**Excerpted records:**
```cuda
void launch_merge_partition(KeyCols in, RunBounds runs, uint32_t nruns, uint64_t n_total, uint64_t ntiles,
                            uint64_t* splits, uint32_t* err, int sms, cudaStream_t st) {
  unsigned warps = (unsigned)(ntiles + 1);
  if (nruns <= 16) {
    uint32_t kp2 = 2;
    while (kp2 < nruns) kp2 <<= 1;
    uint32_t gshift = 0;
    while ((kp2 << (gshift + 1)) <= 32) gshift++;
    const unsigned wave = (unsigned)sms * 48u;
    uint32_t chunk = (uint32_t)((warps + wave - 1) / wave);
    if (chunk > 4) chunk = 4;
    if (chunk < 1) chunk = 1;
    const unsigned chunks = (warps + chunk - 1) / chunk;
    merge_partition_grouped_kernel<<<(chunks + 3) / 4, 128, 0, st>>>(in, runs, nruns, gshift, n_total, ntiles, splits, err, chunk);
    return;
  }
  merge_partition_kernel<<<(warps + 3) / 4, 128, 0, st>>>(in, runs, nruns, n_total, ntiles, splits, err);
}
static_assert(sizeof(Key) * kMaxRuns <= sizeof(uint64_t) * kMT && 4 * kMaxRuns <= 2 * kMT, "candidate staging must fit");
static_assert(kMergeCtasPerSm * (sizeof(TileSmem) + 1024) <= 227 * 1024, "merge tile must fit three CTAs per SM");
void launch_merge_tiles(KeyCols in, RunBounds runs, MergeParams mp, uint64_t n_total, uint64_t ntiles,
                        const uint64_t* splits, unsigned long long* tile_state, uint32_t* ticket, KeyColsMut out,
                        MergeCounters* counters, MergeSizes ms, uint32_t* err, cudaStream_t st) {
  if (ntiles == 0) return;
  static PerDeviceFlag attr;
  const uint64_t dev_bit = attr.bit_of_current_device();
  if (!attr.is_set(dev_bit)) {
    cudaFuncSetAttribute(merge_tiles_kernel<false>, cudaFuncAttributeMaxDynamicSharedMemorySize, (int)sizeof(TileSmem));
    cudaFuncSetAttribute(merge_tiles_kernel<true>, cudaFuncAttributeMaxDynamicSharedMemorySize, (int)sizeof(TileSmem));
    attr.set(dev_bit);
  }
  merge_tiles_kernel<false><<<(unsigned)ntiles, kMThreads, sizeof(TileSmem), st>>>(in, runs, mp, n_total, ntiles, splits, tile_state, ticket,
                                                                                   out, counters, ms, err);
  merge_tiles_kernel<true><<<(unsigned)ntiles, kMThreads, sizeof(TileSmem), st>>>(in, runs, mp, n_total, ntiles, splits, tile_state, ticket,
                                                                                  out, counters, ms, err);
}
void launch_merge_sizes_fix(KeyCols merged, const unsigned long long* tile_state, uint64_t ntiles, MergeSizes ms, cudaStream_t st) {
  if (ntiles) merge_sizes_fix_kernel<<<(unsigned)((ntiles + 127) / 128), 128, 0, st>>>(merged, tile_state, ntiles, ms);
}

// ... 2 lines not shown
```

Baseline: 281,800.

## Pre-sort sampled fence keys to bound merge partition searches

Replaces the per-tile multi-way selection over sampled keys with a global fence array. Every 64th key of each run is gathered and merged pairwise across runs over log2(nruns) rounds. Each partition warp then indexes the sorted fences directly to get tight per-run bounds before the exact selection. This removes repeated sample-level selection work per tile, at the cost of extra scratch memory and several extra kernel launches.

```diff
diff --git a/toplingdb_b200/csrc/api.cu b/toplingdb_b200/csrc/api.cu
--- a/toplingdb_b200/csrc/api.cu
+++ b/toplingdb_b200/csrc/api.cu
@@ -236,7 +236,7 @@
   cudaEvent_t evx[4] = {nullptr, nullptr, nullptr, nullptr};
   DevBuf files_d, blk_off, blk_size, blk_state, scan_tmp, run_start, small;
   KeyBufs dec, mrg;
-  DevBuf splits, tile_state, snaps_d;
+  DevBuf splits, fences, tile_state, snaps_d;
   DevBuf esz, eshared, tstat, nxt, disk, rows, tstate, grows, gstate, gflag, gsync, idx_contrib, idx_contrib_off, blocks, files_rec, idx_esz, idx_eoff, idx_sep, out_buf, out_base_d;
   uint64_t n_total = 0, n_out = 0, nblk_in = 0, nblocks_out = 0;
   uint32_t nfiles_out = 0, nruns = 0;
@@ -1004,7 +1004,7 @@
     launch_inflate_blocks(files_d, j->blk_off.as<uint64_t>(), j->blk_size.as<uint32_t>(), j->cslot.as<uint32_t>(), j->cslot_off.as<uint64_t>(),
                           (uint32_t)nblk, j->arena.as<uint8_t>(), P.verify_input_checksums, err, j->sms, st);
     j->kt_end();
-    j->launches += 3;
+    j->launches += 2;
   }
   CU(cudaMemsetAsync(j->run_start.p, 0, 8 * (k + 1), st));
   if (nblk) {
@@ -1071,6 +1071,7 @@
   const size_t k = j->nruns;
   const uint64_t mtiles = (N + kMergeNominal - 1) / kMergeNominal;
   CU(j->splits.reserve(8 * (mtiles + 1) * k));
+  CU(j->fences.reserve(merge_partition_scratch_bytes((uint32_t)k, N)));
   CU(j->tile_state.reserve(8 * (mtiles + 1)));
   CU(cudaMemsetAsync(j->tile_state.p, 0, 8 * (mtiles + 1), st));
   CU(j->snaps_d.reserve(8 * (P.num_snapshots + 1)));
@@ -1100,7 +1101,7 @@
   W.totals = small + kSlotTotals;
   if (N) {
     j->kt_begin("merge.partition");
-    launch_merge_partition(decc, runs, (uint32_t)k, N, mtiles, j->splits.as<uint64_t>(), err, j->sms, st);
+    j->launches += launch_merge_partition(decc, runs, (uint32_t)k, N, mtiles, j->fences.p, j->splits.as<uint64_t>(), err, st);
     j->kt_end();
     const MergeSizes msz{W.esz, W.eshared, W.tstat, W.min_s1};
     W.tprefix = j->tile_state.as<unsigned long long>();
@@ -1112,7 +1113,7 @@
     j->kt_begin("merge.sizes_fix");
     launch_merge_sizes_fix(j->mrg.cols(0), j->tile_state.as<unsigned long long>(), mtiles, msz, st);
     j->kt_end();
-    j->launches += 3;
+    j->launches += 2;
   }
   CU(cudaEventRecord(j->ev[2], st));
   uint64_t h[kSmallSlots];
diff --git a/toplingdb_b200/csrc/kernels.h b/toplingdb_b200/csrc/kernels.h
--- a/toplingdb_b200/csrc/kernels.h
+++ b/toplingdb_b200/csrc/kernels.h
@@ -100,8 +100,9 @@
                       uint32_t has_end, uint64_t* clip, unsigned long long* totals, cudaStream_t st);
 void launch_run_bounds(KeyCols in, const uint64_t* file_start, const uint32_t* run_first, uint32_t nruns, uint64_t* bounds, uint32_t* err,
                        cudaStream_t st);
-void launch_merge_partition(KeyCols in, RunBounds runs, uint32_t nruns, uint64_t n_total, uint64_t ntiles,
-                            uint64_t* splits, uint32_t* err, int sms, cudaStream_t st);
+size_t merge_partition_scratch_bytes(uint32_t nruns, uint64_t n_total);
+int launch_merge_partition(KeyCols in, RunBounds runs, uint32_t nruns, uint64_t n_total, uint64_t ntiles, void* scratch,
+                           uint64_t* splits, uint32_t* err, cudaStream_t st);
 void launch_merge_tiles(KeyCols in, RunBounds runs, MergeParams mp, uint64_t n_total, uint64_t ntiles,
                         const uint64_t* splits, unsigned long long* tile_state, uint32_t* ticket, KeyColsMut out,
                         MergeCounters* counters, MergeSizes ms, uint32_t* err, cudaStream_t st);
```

**Problem statement:** Retype the listing above word for word.

**Task solution:**
```cuda
void launch_merge_partition(KeyCols in, RunBounds runs, uint32_t nruns, uint64_t n_total, uint64_t ntiles,
                            uint64_t* splits, uint32_t* err, int sms, cudaStream_t st) {
  unsigned warps = (unsigned)(ntiles + 1);
  if (nruns <= 16) {
    uint32_t kp2 = 2;
    while (kp2 < nruns) kp2 <<= 1;
    uint32_t gshift = 0;
    while ((kp2 << (gshift + 1)) <= 32) gshift++;
    const unsigned wave = (unsigned)sms * 48u;
    uint32_t chunk = (uint32_t)((warps + wave - 1) / wave);
    if (chunk > 4) chunk = 4;
    if (chunk < 1) chunk = 1;
    const unsigned chunks = (warps + chunk - 1) / chunk;
    merge_partition_grouped_kernel<<<(chunks + 3) / 4, 128, 0, st>>>(in, runs, nruns, gshift, n_total, ntiles, splits, err, chunk);
    return;
  }
  merge_partition_kernel<<<(warps + 3) / 4, 128, 0, st>>>(in, runs, nruns, n_total, ntiles, splits, err);
}
static_assert(sizeof(Key) * kMaxRuns <= sizeof(uint64_t) * kMT && 4 * kMaxRuns <= 2 * kMT, "candidate staging must fit");
static_assert(kMergeCtasPerSm * (sizeof(TileSmem) + 1024) <= 227 * 1024, "merge tile must fit three CTAs per SM");
void launch_merge_tiles(KeyCols in, RunBounds runs, MergeParams mp, uint64_t n_total, uint64_t ntiles,
                        const uint64_t* splits, unsigned long long* tile_state, uint32_t* ticket, KeyColsMut out,
                        MergeCounters* counters, MergeSizes ms, uint32_t* err, cudaStream_t st) {
  if (ntiles == 0) return;
  static PerDeviceFlag attr;
  const uint64_t dev_bit = attr.bit_of_current_device();
  if (!attr.is_set(dev_bit)) {
    cudaFuncSetAttribute(merge_tiles_kernel<false>, cudaFuncAttributeMaxDynamicSharedMemorySize, (int)sizeof(TileSmem));
    cudaFuncSetAttribute(merge_tiles_kernel<true>, cudaFuncAttributeMaxDynamicSharedMemorySize, (int)sizeof(TileSmem));
    attr.set(dev_bit);
  }
  merge_tiles_kernel<false><<<(unsigned)ntiles, kMThreads, sizeof(TileSmem), st>>>(in, runs, mp, n_total, ntiles, splits, tile_state, ticket,
                                                                                   out, counters, ms, err);
  merge_tiles_kernel<true><<<(unsigned)ntiles, kMThreads, sizeof(TileSmem), st>>>(in, runs, mp, n_total, ntiles, splits, tile_state, ticket,
                                                                                  out, counters, ms, err);
}
void launch_merge_sizes_fix(KeyCols merged, const unsigned long long* tile_state, uint64_t ntiles, MergeSizes ms, cudaStream_t st) {
  if (ntiles) merge_sizes_fix_kernel<<<(unsigned)((ntiles + 127) / 128), 128, 0, st>>>(merged, tile_state, ntiles, ms);
}

// ... 2 lines not shown
```

Baseline: 281,800.

## Pre-sort sampled fence keys to bound merge partition searches

Replaces the per-tile multi-way selection over sampled keys with a global fence array. Every 64th key of each run is gathered and merged pairwise across runs over log2(nruns) rounds. Each partition warp then indexes the sorted fences directly to get tight per-run bounds before the exact selection. This removes repeated sample-level selection work per tile, at the cost of extra scratch memory and several extra kernel launches.

```diff
diff --git a/toplingdb_b200/csrc/api.cu b/toplingdb_b200/csrc/api.cu
--- a/toplingdb_b200/csrc/api.cu
+++ b/toplingdb_b200/csrc/api.cu
@@ -236,7 +236,7 @@
   cudaEvent_t evx[4] = {nullptr, nullptr, nullptr, nullptr};
   DevBuf files_d, blk_off, blk_size, blk_state, scan_tmp, run_start, small;
   KeyBufs dec, mrg;
-  DevBuf splits, tile_state, snaps_d;
+  DevBuf splits, fences, tile_state, snaps_d;
   DevBuf esz, eshared, tstat, nxt, disk, rows, tstate, grows, gstate, gflag, gsync, idx_contrib, idx_contrib_off, blocks, files_rec, idx_esz, idx_eoff, idx_sep, out_buf, out_base_d;
   uint64_t n_total = 0, n_out = 0, nblk_in = 0, nblocks_out = 0;
   uint32_t nfiles_out = 0, nruns = 0;
@@ -1004,7 +1004,7 @@
     launch_inflate_blocks(files_d, j->blk_off.as<uint64_t>(), j->blk_size.as<uint32_t>(), j->cslot.as<uint32_t>(), j->cslot_off.as<uint64_t>(),
                           (uint32_t)nblk, j->arena.as<uint8_t>(), P.verify_input_checksums, err, j->sms, st);
     j->kt_end();
-    j->launches += 3;
+    j->launches += 2;
   }
   CU(cudaMemsetAsync(j->run_start.p, 0, 8 * (k + 1), st));
   if (nblk) {
@@ -1071,6 +1071,7 @@
   const size_t k = j->nruns;
   const uint64_t mtiles = (N + kMergeNominal - 1) / kMergeNominal;
   CU(j->splits.reserve(8 * (mtiles + 1) * k));
+  CU(j->fences.reserve(merge_partition_scratch_bytes((uint32_t)k, N)));
   CU(j->tile_state.reserve(8 * (mtiles + 1)));
   CU(cudaMemsetAsync(j->tile_state.p, 0, 8 * (mtiles + 1), st));
   CU(j->snaps_d.reserve(8 * (P.num_snapshots + 1)));
@@ -1100,7 +1101,7 @@
   W.totals = small + kSlotTotals;
   if (N) {
     j->kt_begin("merge.partition");
-    launch_merge_partition(decc, runs, (uint32_t)k, N, mtiles, j->splits.as<uint64_t>(), err, j->sms, st);
+    j->launches += launch_merge_partition(decc, runs, (uint32_t)k, N, mtiles, j->fences.p, j->splits.as<uint64_t>(), err, st);
     j->kt_end();
     const MergeSizes msz{W.esz, W.eshared, W.tstat, W.min_s1};
     W.tprefix = j->tile_state.as<unsigned long long>();
@@ -1112,7 +1113,7 @@
     j->kt_begin("merge.sizes_fix");
     launch_merge_sizes_fix(j->mrg.cols(0), j->tile_state.as<unsigned long long>(), mtiles, msz, st);
     j->kt_end();
-    j->launches += 3;
+    j->launches += 2;
   }
   CU(cudaEventRecord(j->ev[2], st));
   uint64_t h[kSmallSlots];
diff --git a/toplingdb_b200/csrc/kernels.h b/toplingdb_b200/csrc/kernels.h
--- a/toplingdb_b200/csrc/kernels.h
+++ b/toplingdb_b200/csrc/kernels.h
@@ -100,8 +100,9 @@
                       uint32_t has_end, uint64_t* clip, unsigned long long* totals, cudaStream_t st);
 void launch_run_bounds(KeyCols in, const uint64_t* file_start, const uint32_t* run_first, uint32_t nruns, uint64_t* bounds, uint32_t* err,
                        cudaStream_t st);
-void launch_merge_partition(KeyCols in, RunBounds runs, uint32_t nruns, uint64_t n_total, uint64_t ntiles,
-                            uint64_t* splits, uint32_t* err, int sms, cudaStream_t st);
+size_t merge_partition_scratch_bytes(uint32_t nruns, uint64_t n_total);
+int launch_merge_partition(KeyCols in, RunBounds runs, uint32_t nruns, uint64_t n_total, uint64_t ntiles, void* scratch,
+                           uint64_t* splits, uint32_t* err, cudaStream_t st);
 void launch_merge_tiles(KeyCols in, RunBounds runs, MergeParams mp, uint64_t n_total, uint64_t ntiles,
                         const uint64_t* splits, unsigned long long* tile_state, uint32_t* ticket, KeyColsMut out,
                         MergeCounters* counters, MergeSizes ms, uint32_t* err, cudaStream_t st);
```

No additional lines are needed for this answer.